-- REQUIRED WORK --
Write out the entries below exactly. End with the line that contains "64] = accb[r];".

• • • • • • •

+                s0 = s1; buf ^= 1;
+                __syncthreads();
+            }
+        }
+
+        float* red = reinterpret_cast<float*>(sX);
+#pragma unroll
+        for (int s = 2; s >= 1; s >>= 1) {
+            if (sp >= s && sp < 2 * s) {
+                float* p = red + (size_t)(sp - s) * 10 * 256 + lane;
+#pragma unroll
+                for (int t = 0; t < 9; ++t)
+#pragma unroll
+                    for (int r = 0; r < 4; ++r) p[(t * 4 + r) * 64] = acc[t][r];
+#pragma unroll
+                for (int r = 0; r < 4; ++r) p[(36 + r) * 64] = accb[r];
+            }
+            __syncthreads();
+            if (sp < s) {
+                const float* p = red + (size_t)sp * 10 * 256 + lane;
+#pragma unroll
+                for (int t = 0; t < 9; ++t)
+#pragma unroll
+                    for (int r = 0; r < 4; ++r) acc[t][r] += p[(t * 4 + r) * 64];
+#pragma unroll
+                for (int r = 0; r < 4; ++r) accb[r] += p[(36 + r) * 64];
+            }
+            __syncthreads();
+        }
+        if (sp == 0) {
+            float* slab = a.slab + (size_t)split * 9 * 16 * CI;
+            float chk = 0.f;
+            const float inv = inv_d * inv_x;
+#pragma unroll
+            for (int t = 0; t < 9; ++t) {
+                note_nonfinite(chk, acc[t]);
+#pragma unroll
+                for (int r = 0; r < 4; ++r) slab[((size_t)t * 16 + kq * 4 + r) * CI + j] = acc[t][r] * inv;
+            }
+            report_nonfinite(a.err, chk, UAPS_ERR_WRW_NONFINITE);
+            if (want_bias && j == 0) {
+                float inv_b = inv_d;
+                asm volatile("" : "+v"(inv_b));
+#pragma unroll
+                for (int r = 0; r < 4; ++r) a.bslab[(size_t)split * 16 + kq * 4 + r] = accb[r] * inv_b;
+            }
+        }
+    } else {
+        const int wg = wave_u - 4;
+        const int xc0 = wg * NXL;
+        const float out_scale_a = inv_d, out_scale_w = a.wscale[1];
+
+        u32x4 bfr[NSTEP][2];
+        int kxo[NSTEP], kyv[NSTEP];
+        {
+            const __amdgpu_buffer_rsrc_t rs_w = make_rsrc(a.wp, (uint32_t)(2 * 9) * a.CGP * 16u * 16u);
+#pragma unroll
+            for (int s = 0; s < NSTEP; ++s) {
+                const int q = 4 * s + kq, tap = q / 2, cgq = q % 2;
+#pragma unroll
+                for (int p = 0; p < 2; ++p) {
+                    const uint32_t off = q < NQ ? (uint32_t)(((p * 9 + tap) * a.CGP + cgq) * 16 + j) * 16u : kOob;
+                    bfr[s][p] = __builtin_amdgcn_raw_buffer_load_b128(rs_w, (int)off, 0, 0);
+                }
+                const int qq = q < NQ ? q : 0;
+                kxo[s] = (qq % 2) * CGU + (qq / 2) % 3; kyv[s] = (qq / 2) / 3;
+            }
+        }
+        int abase[MW];
+#pragma unroll
+        for (int m = 0; m < MW; ++m) abase[m] = (wg * MW + m) * 16 + j + XS;
+
+        f32x4 rx[NXL], xa[NXL], xb[NXL];
+        f32x2 cf[NXL];
+        float bs_mu[NXL], bs_is[NXL], bs_sc[NXL], bs_sh[NXL];
+        bool x_in = false;
+        auto ld4 = [](__amdgpu_buffer_rsrc_t rs, uint32_t off) { return __builtin_bit_cast(f32x4, __builtin_amdgcn_raw_buffer_load_b128(rs, (int)off, 0, 0)); };
+        auto load_x = [&](int b, int gy, f32x4 (&dst)[NXL], bool& ok) {
+            ok = (unsigned)gy < (unsigned)a.H;
+            const __amdgpu_buffer_rsrc_t rs = make_rsrc(a.y1 + (size_t)b * CI * HW, (uint32_t)CI * HW4);
+            const uint32_t off = (uint32_t)(xc0 * HW + gy * W + lane * 4) * 4u;
+#pragma unroll
+            for (int i = 0; i < NXL; ++i) dst[i] = ld4(rs, ok ? off + (uint32_t)i * HW4 : kOob);
+        };
+        auto store_x = [&](f32x4 (&src)[NXL], bool ok, int slot) {
+#pragma unroll
+            for (int i = 0; i < NXL; ++i) {
+                asm volatile("" : "+v"(src[i]));
+                float v[4];
+#pragma unroll
+                for (int k = 0; k < 4; ++k) {
+                    const float z = __builtin_fmaf(src[i][k], cf[i].x, cf[i].y);
+                    v[k] = ok ? __builtin_fmaxf(z, z * a.slope) : 0.f;
+                }
+                unsigned a0, a1, b0, b1;
+                conv_split2h(v[0] * sc_x, v[1] * sc_x, a0, a1);
+                conv_split2h(v[2] * sc_x, v[3] * sc_x, b0, b1);
+                const int c = xc0 + i;
+                unsigned* p0 = reinterpret_cast<unsigned*>(&sX[(c * NSLOT + slot) * XG + 1]) + lane * 2;
+                unsigned* p1 = reinterpret_cast<unsigned*>(&sX[((CI + c) * NSLOT + slot) * XG + 1]) + lane * 2;
+                *reinterpret_cast<uint2*>(p0) = make_uint2(a0, b0);
+                *reinterpret_cast<uint2*>(p1) = make_uint2(a1, b1);
+            }
+        };
+
+        for (int run = run_begin; run < run_end; ++run) {
+            const int b = run / rpi, r0 = (run % rpi) * ROWS;
+            const int grp = b / a.Bg;
+            float st_s[NXL][4], st_q[NXL][4];
+#pragma unroll
+            for (int i = 0; i < NXL; ++i) {
+                const int c = xc0 + i;
+                const float2 t = a.xf[(size_t)grp * CI + c];
+                cf[i] = f32x2{t.x, t.y};
+                bs_mu[i] = a.bs_mean[grp * CI + c]; bs_is[i] = a.bs_invstd[grp * CI + c];
+                bs_sc[i] = a.bs_gamma[c] * bs_is[i]; bs_sh[i] = a.bs_beta[c];
+#pragma unroll
+                for (int v = 0; v < 4; ++v) { st_s[i][v] = 0.f; st_q[i][v] = 0.f; }
+            }
+            {
+                f32x4 ra[NXL];
+                bool oka, okb;
+                load_x(b, r0 - 1, ra, oka);
+                load_x(b, r0, xa, okb);
+                load_x(b, r0 + 1, xb, x_in);
+                __builtin_amdgcn_sched_barrier(0);
+                store_x(ra, oka, 0);
+                store_x(xa, okb, 1);
+                store_x(xb, x_in, 2);
+            }
+            __syncthreads();
+            int s0 = 0;
+            const __amdgpu_buffer_rsrc_t rs_g = make_rsrc(a.g + (size_t)b * CI * HW, (uint32_t)CI * HW4);
+#pragma unroll 1
+            for (int t = r0; t < r0 + ROWS; ++t) {
+                const bool more = t + 1 < r0 + ROWS;
+                if (more) load_x(b, t + 2, rx, x_in);
+                const int s1 = s0 + 1 >= NSLOT ? s0 + 1 - NSLOT : s0 + 1, s2 = s1 + 1 >= NSLOT ? s1 + 1 - NSLOT : s1 + 1;
+
+                int aoff[NSTEP];
+#pragma unroll
+                for (int s = 0; s < NSTEP; ++s) aoff[s] = kxo[s] + (kyv[s] == 0 ? s0 : (kyv[s] == 1 ? s1 : s2)) * IW;
+                f32x4 gacc[MW];
+#pragma unroll
+                for (int m = 0; m < MW; ++m) gacc[m] = f32x4{0.f, 0.f, 0.f, 0.f};
+                constexpr int NUN = NSTEP * MW;
+                u32x4 af[2][2];
+                auto read_a = [&](int u, u32x4 (&dst)[2]) {
+                    const int s = u / MW, m = u % MW;
+#pragma unroll
+                    for (int p = 0; p < 2; ++p) dst[p] = sIn[p * PIECE + abase[m] + aoff[s]];
+                };
+                read_a(0, af[0]);
+#pragma unroll
+                for (int u = 0; u < NUN; ++u) {
+                    const int s = u / MW, m = u % MW;
+                    if (u + 1 < NUN) read_a(u + 1, af[(u + 1) & 1]);
+                    const auto Hf = [](const u32x4& v) { return __builtin_bit_cast(f16x8, v); };
+                    f32x4 c = gacc[m];
+                    c = __builtin_amdgcn_mfma_f32_16x16x32_f16(Hf(af[u & 1][1]), Hf(bfr[s][0]), c, 0, 0, 0);
+                    c = __builtin_amdgcn_mfma_f32_16x16x32_f16(Hf(af[u & 1][0]), Hf(bfr[s][1]), c, 0, 0, 0);
+                    c = __builtin_amdgcn_mfma_f32_16x16x32_f16(Hf(af[u & 1][0]), Hf(bfr[s][0]), c, 0, 0, 0);
+                    gacc[m] = c;
+                    if (u + 1 < NUN) __builtin_amdgcn_sched_group_barrier(0x100, 2, 0);
+                    __builtin_amdgcn_sched_group_barrier(0x008, 3, 0);
+                }
+                float chk = 0.f;
+#pragma unroll
+                for (int m = 0; m < MW; ++m) {
+                    f32x4 v = gacc[m];
+                    v *= out_scale_a; v *= out_scale_w;
+                    v += 0.f;
+                    note_nonfinite(chk, v);
+                    *reinterpret_cast<f32x4*>(&sG[j * GS + (wg * MW + m) * 16 + kq * 4]) = v;
+                }
+                report_nonfinite(a.err, chk, UAPS_ERR_CONV_NONFINITE);
+                __syncthreads();
+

• • • • • • •

-- SOLVED PROBLEM --
+                s0 = s1; buf ^= 1;
+                __syncthreads();
+            }
+        }
+
+        float* red = reinterpret_cast<float*>(sX);
+#pragma unroll
+        for (int s = 2; s >= 1; s >>= 1) {
+            if (sp >= s && sp < 2 * s) {
+                float* p = red + (size_t)(sp - s) * 10 * 256 + lane;
+#pragma unroll
+                for (int t = 0; t < 9; ++t)
+#pragma unroll
+                    for (int r = 0; r < 4; ++r) p[(t * 4 + r) * 64] = acc[t][r];
+#pragma unroll
+                for (int r = 0; r < 4; ++r) p[(36 + r) * 64] = accb[r];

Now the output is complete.